| ASSIGNMENT |
The answer should consist of each line from the data below that includes "args".

[Data extracted from a collection]

────

class AudCfg(C.Structure):
    _fields_ = [("n_conv", C.c_int32), ("conv_dim", C.c_int32 * 8), ("conv_kernel", C.c_int32 * 8), ("conv_stride", C.c_int32 * 8)] + \
               [(n, C.c_int32) for n in ("hidden", "layers", "heads", "intermediate", "pos_k", "pos_groups", "dim_w", "only_last",
                                         "dtype")] + [("ln_eps", C.c_float)] + \
               [(n, C.c_int32) for n in ("feat_norm_layer", "stable_ln", "conv_bias", "num_labels")]


_F = C.POINTER(C.c_float)
_SIGNATURES = {
    "float_hip_abi_version": (C.c_int, []),
    "float_last_error": (C.c_char_p, []),
    "float_set_profiling": (C.c_int, [C.c_int32]),
    "float_probe_peaks": (C.c_int, [C.POINTER(C.c_float)] * 4 + [C.POINTER(C.c_int32)]),
    "float_profile_ms": (C.c_double, [C.c_int32, C.POINTER(C.c_int64)]),
    "float_stream_create_cu_range": (C.c_int, [C.c_int32, C.c_int32, C.POINTER(C.c_void_p)]),
    "float_stream_destroy": (C.c_int, [C.c_void_p]),
    "float_fmt_create": (C.c_int, [C.POINTER(FmtCfg), C.POINTER(FloatTensor), C.c_int32, C.POINTER(C.c_void_p)]),
    "float_fmt_destroy": (None, [C.c_void_p]),
    "float_fmt_set_method": (C.c_int, [C.c_void_p, C.c_int32]),
    "float_fmt_debug": (C.c_int, [C.c_void_p, C.c_int32, C.c_void_p, C.c_void_p, C.c_void_p]),
    "float_fmt_eval": (C.c_int, [C.c_void_p, C.c_float] + [C.c_void_p] * 4 + [C.c_int32] + [C.c_void_p] * 3 +
                       [C.c_float] * 3 + [C.c_int32, C.c_void_p, C.c_void_p]),
    "float_fmt_sample_chunk": (C.c_int, [C.c_void_p] + [C.c_void_p] * 4 + [C.c_int32] + [C.c_void_p] * 3 +
                               [C.c_int32] + [C.c_float] * 3 + [C.c_int32, C.c_void_p, C.c_void_p]),
    "float_fmt_sample": (C.c_int, [C.c_void_p, C.c_void_p, C.c_void_p, C.c_int32, C.c_void_p, C.c_int32, C.c_void_p,
                                   C.c_int32] + [C.c_float] * 3 + [C.c_int32, C.c_void_p, C.c_void_p]),
    "float_fmt_sample_batch": (C.c_int, [C.c_void_p, C.c_int32, C.c_void_p, C.c_void_p, C.c_int32, C.c_void_p, C.c_int32,
                                         C.c_void_p, C.c_int32] + [C.c_float] * 3 + [C.c_int32, C.c_void_p, C.c_void_p]),
    "float_fmt_sample_begin": (C.c_int, [C.c_void_p, C.c_void_p, C.c_void_p, C.c_int32, C.c_void_p, C.c_int32, C.c_void_p,
                                         C.c_int32] + [C.c_float] * 3 + [C.c_int32, C.c_void_p]),
    "float_fmt_sample_next": (C.c_int, [C.c_void_p, C.c_void_p, C.POINTER(C.c_int32), C.POINTER(C.c_int32)]),
    "float_fmt_sample_begin_range": (C.c_int, [C.c_void_p, C.c_void_p, C.c_void_p, C.c_int32, C.c_void_p, C.c_int32, C.c_void_p,
                                               C.c_int32] + [C.c_float] * 3 + [C.c_int32, C.c_void_p, C.c_int32, C.c_int32] +
                                     [C.c_void_p] * 3),
    "float_dec_create": (C.c_int, [C.POINTER(DecCfg), C.POINTER(FloatTensor), C.c_int32, C.POINTER(C.c_void_p)]),
    "float_dec_destroy": (None, [C.c_void_p]),
    "float_dec_set_feats": (C.c_int, [C.c_void_p, C.POINTER(C.c_void_p), C.c_int32, C.c_void_p]),
    "float_dec_frames": (C.c_int, [C.c_void_p, C.c_void_p, C.c_void_p, C.c_int32, C.c_void_p, C.c_void_p]),
    "float_dec_frames_host": (C.c_int, [C.c_void_p, C.c_void_p, C.c_void_p, C.c_int32, C.c_void_p, C.c_void_p, C.c_void_p,
                                        C.c_void_p]),
    "float_dec_frames_u8": (C.c_int, [C.c_void_p, C.c_void_p, C.c_void_p, C.c_int32, C.c_void_p, C.c_void_p]),
    "float_dec_frames_host_u8": (C.c_int, [C.c_void_p, C.c_void_p, C.c_void_p, C.c_int32, C.c_void_p, C.c_void_p, C.c_void_p,
                                           C.c_void_p]),
    "float_dec_feat_shape": (C.c_int, [C.c_void_p, C.c_int32, C.POINTER(C.c_int32), C.POINTER(C.c_int32)]),
    "float_dec_frames_raw": (C.c_int, [C.c_void_p, C.c_void_p, C.c_void_p, C.c_int32, C.c_void_p, C.c_void_p]),
    "float_dec_direction": (C.c_int, [C.c_void_p, C.c_void_p, C.c_void_p, C.c_void_p]),
    "float_dec_saturation": (C.c_int, [C.c_void_p, C.POINTER(C.c_uint64), C.POINTER(C.c_uint64), C.c_int32, C.c_void_p]),
    "float_dec_debug_styled_conv": (C.c_int, [C.POINTER(DecUnit), C.POINTER(FloatTensor), C.c_int32, C.c_void_p, C.c_void_p,
                                              C.c_void_p, C.POINTER(C.c_uint64), C.c_void_p]),
    "float_dec_debug_flow_level": (C.c_int, [C.POINTER(DecUnit), C.POINTER(FloatTensor), C.c_int32] + [C.c_void_p] * 9),
    "float_dec_set_feats16": (C.c_int, [C.c_void_p, C.POINTER(C.c_void_p), C.c_int32, C.c_int32, C.c_void_p]),
    "float_enc_create": (C.c_int, [C.POINTER(EncCfg), C.POINTER(FloatTensor), C.c_int32, C.POINTER(C.c_void_p)]),
    "float_enc_destroy": (None, [C.c_void_p]),
    "float_enc_forward": (C.c_int, [C.c_void_p] * 5 + [C.POINTER(C.c_void_p), C.c_int32, C.c_void_p]),
    "float_aud_create": (C.c_int, [C.POINTER(AudCfg), C.POINTER(FloatTensor), C.c_int32, C.POINTER(C.c_void_p)]),
    "float_aud_destroy": (None, [C.c_void_p]),
    "float_aud_reserve": (C.c_int, [C.c_void_p, C.c_int32, C.c_int32, C.c_void_p]),
    "float_aud_classify": (C.c_int, [C.c_void_p, C.c_void_p, C.c_int32, C.c_void_p, C.c_void_p]),
    "float_aud_inference": (C.c_int, [C.c_void_p, C.c_void_p, C.c_int32, C.c_int32, C.c_void_p, C.c_void_p]),
    "float_enc_feats16": (C.c_int, [C.c_void_p, C.POINTER(C.c_void_p), C.POINTER(C.c_int32), C.c_int32, C.POINTER(C.c_int32)]),
    "float_enc_export_feats16": (C.c_int, [C.c_void_p, C.POINTER(C.c_void_p), C.c_int32, C.c_void_p]),
    "float_fmt_saturation": (C.c_int, [C.c_void_p, C.POINTER(C.c_uint64), C.c_int32, C.c_void_p]),
    "float_enc_saturation": (C.c_int, [C.c_void_p, C.POINTER(C.c_uint64), C.c_int32, C.c_void_p]),
    "float_aud_saturation": (C.c_int, [C.c_void_p, C.POINTER(C.c_uint64), C.c_int32, C.c_void_p]),
    "float_cmp_segments": (C.c_int, [C.c_void_p, C.c_void_p, C.c_int32, C.c_int64, C.c_float, C.c_void_p, C.c_void_p, C.c_size_t,
                                     C.c_void_p]),
    "float_cmp_work_bytes": (C.c_size_t, [C.c_int32, C.c_int64]),
}
EXPORTS = tuple(_SIGNATURES)

_lib = None


def lib():
    global _lib
    if _lib is not None:
        return _lib
    if not os.path.exists(LIB_PATH):
        raise NativeLibraryError(
            "libfloat_hip.so not built: run `python -c 'import __graft_entry__ as g; g.build()'` or "
            "`make -C comfyui-float_optimized_amd/csrc` (there is no CPU fallback)")
    try:
        L = C.CDLL(LIB_PATH)
    except OSError as e:
        raise NativeLibraryError("cannot load %s: %s" % (LIB_PATH, e)) from e
    for name, (res, args) in _SIGNATURES.items():
        try:
            fn = getattr(L, name)
        except AttributeError as e:
            raise NativeLibraryError("libfloat_hip.so does not export %s" % name) from e
        fn.restype = res
        fn.argtypes = args
    if L.float_hip_abi_version() != ABI_VERSION:
        raise NativeLibraryError("libfloat_hip.so ABI version mismatch")
    _lib = L
    return L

────

| OUTPUT FOR THIS EXERCISE |
    for name, (res, args) in _SIGNATURES.items():
        fn.argtypes = args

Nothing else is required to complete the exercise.